The title of this chapter, “The Sheep,” works on a metaphorical level. In a literal sense, a sheep herd is the mode of transportation that Siamak and his family use to cross the Iranian border and escape persecution, but it is also representative of the general population of Iran, as well as Marjane’s family who leave for the United States. Like sheep that simply follow each other with no notion of direction or purpose, Satrapi is arguing here that the people of Iran have made an unconscious decision to follow the religious leaders for no other reason than that they cannot determine a purpose or direction for the country without them. Marjane’s family also imitates the sheep, blindly leaving for a life in the United States.

Anoosh’s arrest, imprisonment, and execution represent the novel’s turning point.
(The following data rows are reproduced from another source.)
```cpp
static bool inbatch_events(hipEvent_t* fork, hipEvent_t* join) {
  constexpr int kMaxDev = 16;
// ... 65 lines not shown
  const int pc_blocks = (int)cdiv(B, kCtOwned);
  int nsplit_c = 1;
  for (int sp = 1; sp <= 8; ++sp)
    if (nchunks % sp == 0 && pc_blocks * sp <= 320) nsplit_c = sp;
  const int grid_c = pc_blocks * nsplit_c;
  const int grid_q = (int)(B / k3Owned) * nsplit_q;
  const int mgrid = (int)std::min<int64_t>(k3MergeBlocks, cdiv(B, kBlock / 32));
  const char* refe = getenv("ESR_IB2H_REF");
  const int mode = (refe && refe[0] == 'r' && refe[1] == 'o') ? 0 : ((refe && refe[0] == 'r' && refe[1] == 'e') ? 2 : 1);
  const char* fe = getenv("ESR_IB2H_FUSED");
  const bool fused = !(fe && fe[0] == '0') && mode != 0;
  int nsplit_r = 1;
  hipEvent_t ev_fork = nullptr, ev_join = nullptr;
  const char* b16e = getenv("ESR_IB2H_BF16");
  const bool one_plane = fused && ((Qs.bf16 && Cs.bf16 && !(b16e && b16e[0] == 't')) || (b16e && b16e[0] == 'f'));
  const bool overlapped = fused && !one_plane && side != nullptr && side != st && inbatch_events(&ev_fork, &ev_join);
  const char* mue = getenv("ESR_IB2H_MERGE_UPDATE");
  const bool merge_upd = fused && !overlapped && upd != nullptr && upd->skip_long && D == k3D && Qs.ld == k3D &&
                         Cs.ld == k3D && !(mue && mue[0] == '0');
  auto merging_update = [&](int nsplit_of_c, const float* part_O_of_c) -> int {
    InbatchMergeArgs a;
    a.part_O[0] = ws.part_O; a.part_O[1] = part_O_of_c;
    a.nsplit[0] = nsplit_q; a.nsplit[1] = nsplit_of_c;
    a.oscale[0] = ws.sc + 1; a.oscale[1] = ws.sc + 2;
    a.partner[0] = ws.Ccopy; a.partner[1] = ws.Qcopy;
    a.part_m = ws.part_m; a.part_l = ws.part_l;
    a.B = B;
    a.scale = scale; a.lam = regularization; a.inv_bs = inv_bs;
    a.loss_acc = ws.loss_acc; a.loss_scale = 1.0 / (double)batch_size; a.loss_out = loss;
    a.zero_words = ws.ent; a.nzero = nchunks + 1;
    return inbatch_merge_update(upd->tables, upd->accums, upd->row_offsets, upd->dtype, upd->sorted_vids, upd->perm, a,
                                upd->lr, upd->eps, st);
  };
  if (fused) {
    static std::atomic<unsigned long long> call_seq{0};
    static const unsigned long long seed =
        (unsigned long long)(uintptr_t)&call_seq ^ (unsigned long long)time(nullptr) * 0x9E3779B97F4A7C15ull;
    unsigned long long z = seed + 0x9E3779B97F4A7C15ull * (call_seq.fetch_add(1) + 1);
    z = (z ^ (z >> 30)) * 0xBF58476D1CE4E5B9ull;
    z = (z ^ (z >> 27)) * 0x94D049BB133111EBull;
    const unsigned long long token = ((z ^ (z >> 31)) >> 16) | 1ull;
    const char* tle = getenv("ESR_IB2H_POLL");
    const int two_level = (tle && tle[0] == 'f') ? 0 : 1;
    ESR_KT("prepsplit2h_kernel", st,
           hipLaunchKernelGGL(prepsplit2h_kernel, dim3(nchunks), dim3(256), 0, st, Qs, Cs, B, ws.Qh, ws.Ch, ws.ent, token,
                              ws.diag, ws.nrm, ws.sc, ws.loss_acc, ws.flags, grid_q, (overlapped || merge_upd) ? ws.Qcopy : (float*)nullptr,
                              (overlapped || merge_upd) ? ws.Ccopy : (float*)nullptr, ws.czero, two_level));
    if (one_plane) {
      const int blocks1 = (int)cdiv(B, kH1Owned);
      int nsplit_1 = 1;
      for (int sp = 1; sp <= 8; ++sp)
        if (nchunks % sp == 0 && blocks1 * sp <= 320) nsplit_1 = sp;
      const int nsplit_q = nsplit_1, grid_q = blocks1 * nsplit_1;
      const char* dbg1h = getenv("ESR_IB1H_DBG");
      if (dbg1h && dbg1h[0] == '1') {
        hipLaunchKernelGGL((inbatch1h_kernel<true, 1>), dim3(grid_q), dim3(512), 0, st, (const _Float16*)ws.Qh,
                           (const _Float16*)ws.Ch, B, nsplit_q, sl2, (const float*)ws.sc, (const float*)ws.diag,
                           (const float*)nullptr, mode, ws.part_m, ws.part_O, ws.part_l);
      } else
      ESR_KT("inbatch1h_kernel_q", st,
             hipLaunchKernelGGL((inbatch1h_kernel<true>), dim3(grid_q), dim3(512), 0, st, (const _Float16*)ws.Qh,
                                (const _Float16*)ws.Ch, B, nsplit_q, sl2, (const float*)ws.sc, (const float*)ws.diag,
                                (const float*)nullptr, mode, ws.part_m, ws.part_O, ws.part_l));
      if (merge_upd) {
        ESR_KT("fac2h_kernel", st,
               hipLaunchKernelGGL(fac2h_kernel, dim3((unsigned)cdiv(B, 256)), dim3(256), 0, st, B, nsplit_q,
                                  (const float*)ws.part_m, (const float*)ws.part_l, ldexpf(1.f, (int)kHPexp), ws.fac,
                                  ws.lse2, lse));
      } else
      ESR_KT("inbatch3_merge_kernel_q", st,
             hipLaunchKernelGGL((inbatch3_merge_kernel<true>), dim3(mgrid), dim3(kBlock), 0, st, Qs, Cs, gq_rows, B,
                                nsplit_q, (const float*)ws.part_O, (const float*)ws.part_m, (const float*)ws.part_l, scale,
                                regularization, inv_bs, ws.lse2, lse, gQ, ws.loss_acc, 1.0 / (double)batch_size, loss,
                                (float*)nullptr, (const float*)(ws.sc + 1), ldexpf(1.f, (int)kHPexp), ws.fac));
      float* const part_O_1c = merge_upd ? ws.part_O2 : ws.part_O;
      if (dbg1h && (dbg1h[0] == '1' || dbg1h[0] == '2')) {
        hipLaunchKernelGGL((inbatch1h_kernel<false, 1>), dim3(grid_q), dim3(512), 0, st, (const _Float16*)ws.Ch,
                           (const _Float16*)ws.Qh, B, nsplit_q, sl2, (const float*)ws.sc, (const float*)nullptr,
                           (const float*)ws.lse2, mode, (float*)nullptr, part_O_1c, (float*)nullptr);
      } else
      ESR_KT("inbatch1h_kernel_c", st,
             hipLaunchKernelGGL((inbatch1h_kernel<false>), dim3(grid_q), dim3(512), 0, st, (const _Float16*)ws.Ch,
                                (const _Float16*)ws.Qh, B, nsplit_q, sl2, (const float*)ws.sc, (const float*)nullptr,
                                (const float*)ws.lse2, mode, (float*)nullptr, part_O_1c, (float*)nullptr));
      if (merge_upd) return merging_update(nsplit_q, part_O_1c);
      ESR_KT("inbatch3_merge_kernel_c", st,
             hipLaunchKernelGGL((inbatch3_merge_kernel<false>), dim3(mgrid), dim3(kBlock), 0, st, Cs, Qs, gc_rows, B,
                                nsplit_q, (const float*)ws.part_O, (const float*)ws.part_m, (const float*)ws.part_l, scale,
                                regularization, inv_bs, ws.lse2, (float*)nullptr, gC, ws.loss_acc,
                                1.0 / (double)batch_size, loss, (float*)nullptr, (const float*)(ws.sc + 2), 1.0f,
                                (float*)nullptr, ws.ent, nchunks + 1));
      if (upd) {
        const int rc = sparse_adagrad_range(upd->tables, upd->accums, upd->row_offsets, 2, upd->dtype, D, upd->sorted_vids,
                                            upd->perm, 2 * B, upd->grad_rows, upd->lr, upd->eps, upd->skip_long, st);
        if (rc != ESR_OK) return rc;
      }
      return check_launch(who);
    }
    ESR_KT("inbatch2h_q_kernel", st,
           hipLaunchKernelGGL((inbatch2h_q_kernel<2>), dim3(grid_q), dim3(256), 0, st, (const _Float16*)ws.Qh,
                              (const _Float16*)ws.Ch, B, nsplit_q, sl2, (const float*)ws.sc, (const float*)ws.part_mr, 1,
                              (const float*)ws.diag, mode, ws.flags, ws.part_m, ws.part_O, ws.part_l, ws.Pmat));
  } else {
  ESR_KT("prep2h_kernel", st, hipLaunchKernelGGL(prep2h_kernel, dim3(nchunks), dim3(256), 0, st, Qs, Cs, ws.amax, ws.diag));
  ESR_KT("split2h_kernel", st,
         hipLaunchKernelGGL(split2h_kernel, dim3(nchunks, 2), dim3(256), 0, st, Qs, Cs, B, ws.Qh, ws.Ch,
                            (const float*)ws.amax, ws.nrm, ws.sc, ws.loss_acc, ws.flags, grid_q));
  if (mode == 0) {
    const int rm_blocks = (int)cdiv(B, kHRmOwned);
    for (int sp = 1; sp <= 8; ++sp)
      if (nchunks % sp == 0 && rm_blocks * sp <= 320) nsplit_r = sp;
    ESR_KT("rowmax2h_kernel", st,
           hipLaunchKernelGGL(rowmax2h_kernel, dim3(rm_blocks * nsplit_r), dim3(256), 0, st, (const _Float16*)ws.Qh,
                              (const _Float16*)ws.Ch, B, nsplit_r, sl2, (const float*)ws.nrm, (const float*)ws.sc,
                              ws.part_mr));
  }
  {
    ESR_KT("inbatch2h_q_kernel", st,
           hipLaunchKernelGGL((inbatch2h_q_kernel<0>), dim3(grid_q), dim3(256), 0, st, (const _Float16*)ws.Qh,
                              (const _Float16*)ws.Ch, B, nsplit_q, sl2, (const float*)ws.sc, (const float*)ws.part_mr,
                              nsplit_r, (const float*)ws.diag, mode, ws.flags, ws.part_m, ws.part_O, ws.part_l, ws.Pmat));
    if (mode != 0)
      ESR_KT("inbatch2h_q_kernel_redo", st,
             hipLaunchKernelGGL((inbatch2h_q_kernel<1>), dim3(grid_q), dim3(256), 0, st, (const _Float16*)ws.Qh,
                                (const _Float16*)ws.Ch, B, nsplit_q, sl2, (const float*)ws.sc, (const float*)ws.part_mr,
                                nsplit_r, (const float*)ws.diag, mode, ws.flags, ws.part_m, ws.part_O, ws.part_l, ws.Pmat));
  }
  }
  hipStream_t st_q = overlapped ? side : st;
  float* const part_O_c = (overlapped || merge_upd) ? ws.part_O2 : ws.part_O;
  const RowSrc Qm = overlapped ? RowSrc{ws.Qcopy, nullptr, 0, Qs.ld} : Qs;
  const RowSrc Cm = overlapped ? RowSrc{ws.Ccopy, nullptr, 0, Cs.ld} : Cs;
  const int nc_q = nchunks / nsplit_q;
  const char* pcm = getenv("ESR_IB2H_PC");
  const int force_general = (!fused || (pcm && pcm[0] == 'g')) ? 1 : 0;
  if (overlapped) {
    if (hipEventRecord(ev_fork, st) != hipSuccess || hipStreamWaitEvent(side, ev_fork, 0) != hipSuccess) {
      set_error("%s: could not fork the side stream", who);
      return ESR_ELAUNCH;
    }
  }
  if (!force_general)
    ESR_KT("facscale2h_kernel", st,
           hipLaunchKernelGGL(facscale2h_kernel, dim3(nchunks), dim3(256), 0, st,
                              (overlapped || merge_upd) ? RowSrc{ws.Qcopy, nullptr, 0, Qs.ld} : Qs, B, nsplit_q,
                              (const float*)ws.part_m, (const float*)ws.part_l, ldexpf(1.f, (int)kHPexp),
                              (const float*)ws.sc, ws.fac, merge_upd ? ws.lse2 : (float*)nullptr,
                              merge_upd ? lse : (float*)nullptr, ws.Qt, ws.cflags));
  else if (overlapped || merge_upd)
    ESR_KT("fac2h_kernel", st,
           hipLaunchKernelGGL(fac2h_kernel, dim3((unsigned)cdiv(B, 256)), dim3(256), 0, st, B, nsplit_q,
                              (const float*)ws.part_m, (const float*)ws.part_l, ldexpf(1.f, (int)kHPexp), ws.fac,
                              merge_upd ? ws.lse2 : (float*)nullptr, merge_upd ? lse : (float*)nullptr));
  if (!merge_upd)
  ESR_KT("inbatch3_merge_kernel_q", st_q,
         hipLaunchKernelGGL((inbatch3_merge_kernel<true>), dim3(mgrid), dim3(kBlock), 0, st_q, Qm, Cm, gq_rows, B, nsplit_q,
                            (const float*)ws.part_O, (const float*)ws.part_m, (const float*)ws.part_l, scale,
                            regularization, inv_bs, ws.lse2, lse, gQ, ws.loss_acc, 1.0 / (double)batch_size, loss,
                            (float*)nullptr, (const float*)(ws.sc + 1), ldexpf(1.f, (int)kHPexp),
                            overlapped ? ws.fac_side : ws.fac));
  if (overlapped) {
    if (upd) {
      const int rc = sparse_adagrad_range(upd->tables, upd->accums, upd->row_offsets, 2, upd->dtype, D, upd->sorted_vids,
                                          upd->perm, B, upd->grad_rows, upd->lr, upd->eps, upd->skip_long, side);
      if (rc != ESR_OK) return rc;
    }
    if (hipEventRecord(ev_join, side) != hipSuccess) {
      set_error("%s: could not record the join event", who);
      return ESR_ELAUNCH;
    }
  }
  ESR_KT("inbatch2h_pct_kernel", st,
         hipLaunchKernelGGL(inbatch2h_pct_kernel, dim3(grid_c), dim3(512), 0, st, (const _Float16*)ws.Qt,
                            (const _Float16*)ws.Qh, B, nsplit_c, (const float*)ws.fac, nc_q, (const char*)ws.Pmat,
                            ldexpf(1.f, kCtExpShift), (const int*)ws.cflags, force_general, part_O_c));
// ... 138 lines not shown
```

Baseline: 38.60 million pairs/s.

## Fuse facscale into q-kernel epilogue via arrival counter; defer prep copies

Adds an optional epilogue to the in-batch q kernel. Each split block publishes its partial max and sum, then bumps a per-row-group arrival counter, and the last block to arrive computes the softmax factors and the scaled f16 Q planes itself. This removes the separate facscale kernel launch. Independently, the prep kernel now writes its fp32 row copies after publishing the amax entry instead of during the loads, which shortens the path to the cross-block poll but keeps the values live in registers longer. The fused epilogue is opt-in through an environment variable and adds zeroed counter words to the workspace.

Result: no change. 38.63 million pairs/s, median of 2 (+0.1%).

```diff
diff --git a/esrecsys_amd/csrc/esr_inbatch2h.hip b/esrecsys_amd/csrc/esr_inbatch2h.hip
--- a/esrecsys_amd/csrc/esr_inbatch2h.hip
+++ b/esrecsys_amd/csrc/esr_inbatch2h.hip
@@ -275,6 +275,9 @@
 }
 
 constexpr unsigned long long kPollTicks = 300000000ull;
+constexpr int64_t kHMaxB = 16384;
+constexpr int kHZeroWords = 16 + (int)(kHMaxB / k3Owned);
+static_assert(kHZeroWords <= 256, "one thread per zeroed word");
 __device__ __forceinline__ unsigned amax_code(float amax) {
   if (!(amax > 0.f)) return 0u;
   if (!(amax < INFINITY)) return 255u;
@@ -296,7 +299,7 @@
                                                          unsigned long long* __restrict__ loss_acc,
                                                          int* __restrict__ flags, int nflags,
                                                          float* __restrict__ copy0, float* __restrict__ copy1,
-                                                         unsigned* __restrict__ czero, int two_level) {
+                                                         unsigned* __restrict__ czero, int two_level, int copy_late) {
   __shared__ float red[8];
   __shared__ unsigned cred[8];
   const int t = threadIdx.x, chunk = blockIdx.x, nchunks = gridDim.x;
@@ -306,7 +309,7 @@
   }
   if (chunk == 1 || nchunks == 1)
     for (int i = t; i < nflags; i += 256) flags[i] = 0;
-  if (czero && chunk == 0 && t < 16) czero[t] = 0u;
+  if (czero && chunk == 0 && t < kHZeroWords) czero[t] = 0u;
   const int row = t >> 3, d0 = (t & 7) * 16;
   const int64_t grow = (int64_t)chunk * 32 + row;
   float vq[16], vc[16];
@@ -321,8 +324,10 @@
       const float4 g = rowsrc_load4(Y1, rc, d0 + 4 * q);
       vq[4 * q] = f.x; vq[4 * q + 1] = f.y; vq[4 * q + 2] = f.z; vq[4 * q + 3] = f.w;
       vc[4 * q] = g.x; vc[4 * q + 1] = g.y; vc[4 * q + 2] = g.z; vc[4 * q + 3] = g.w;
-      if (copy0 && d0 + 4 * q < X0.ld) *reinterpret_cast<float4*>(copy0 + grow * X0.ld + d0 + 4 * q) = f;
-      if (copy1 && d0 + 4 * q < X1.ld) *reinterpret_cast<float4*>(copy1 + grow * X1.ld + d0 + 4 * q) = g;
+      if (!copy_late) {
+        if (copy0 && d0 + 4 * q < X0.ld) *reinterpret_cast<float4*>(copy0 + grow * X0.ld + d0 + 4 * q) = f;
+        if (copy1 && d0 + 4 * q < X1.ld) *reinterpret_cast<float4*>(copy1 + grow * X1.ld + d0 + 4 * q) = g;
+      }
     }
   }
   float mq = 0.f, mc = 0.f, dot = 0.f, ssq = 0.f, ssc = 0.f;
@@ -359,6 +364,17 @@
     mc = fmaxf(fmaxf(red[4], red[5]), fmaxf(red[6], red[7]));
     __hip_atomic_store(&ent[chunk], (token << 16) | (unsigned long long)(amax_code(mq) << 8 | amax_code(mc)),
                        __ATOMIC_RELAXED, __HIP_MEMORY_SCOPE_AGENT);
+  }
+  if (copy_late) {
+#pragma unroll
+    for (int q = 0; q < 4; ++q) {
+      if (copy0 && d0 + 4 * q < X0.ld)
+        *reinterpret_cast<float4*>(copy0 + grow * X0.ld + d0 + 4 * q) =
+            make_float4(vq[4 * q], vq[4 * q + 1], vq[4 * q + 2], vq[4 * q + 3]);
+      if (copy1 && d0 + 4 * q < X1.ld)
+        *reinterpret_cast<float4*>(copy1 + grow * X1.ld + d0 + 4 * q) =
+            make_float4(vc[4 * q], vc[4 * q + 1], vc[4 * q + 2], vc[4 * q + 3]);
+    }
   }
   unsigned cq = 0u, cc = 0u;
   bool timed_out = false;
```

Her hero, Anoosh, once again becomes a victim of political persecution. While Marjane’s relationship with her parents is certainly a loving one, the novel portrays her relationship with her uncle as the tenderest one. This means that his death is particularly difficult for her. Anoosh’s death represents Marjane’s break from a childish conception of a God that had represented love, justice, and holy wrath for evil. Marjane finds herself lost and without direction, much as the general Iranian population is lost and without direction. Marjane’s crisis is the inverse, however, in that she begins her rejection of religion while the people of Iran embrace what becomes a cruel religious fundamentalism.

The chapter “The Trip” uses important imagery to chart the progress of Marjane’s struggle with identity. The first imagine that the author uses is a picture her own face right before she goes to protest the regime. It is half covered in dark and half covered in light. The dark symbolizes the metaphysical void that has occurred. She has rejected God, and she is lost in a kind of inner darkness. The light is representative of the spirit of revolution that still permeates Tehran. She and her parents still see a hope in the rise of the leftist demonstrators, yet find that the religious fundamentalists go much further in their violence than had the Shah’s forces. This leads into the second image of darkness -- the dark cloud that Marjane’s father sees descending over the country on a television newscast. This cloud represents the same darkness and void that Marjane experiences in her own life.

In “The F-14’s,” Marjane begins a struggle with her feelings of nationalism. She is unable to find a cause to root for in the fundamentalist government and, instead, finds her national pride in the great Persian empires. She correlates the war with Iraq with the Arab invasion of Persia 1400 years before and claims that it is patriotic and just to fight the Arab forces. Her father understands the real war is not just with another country but is, instead, a war inside of the country between those that envision a modern Iran and those that adhere to extremism.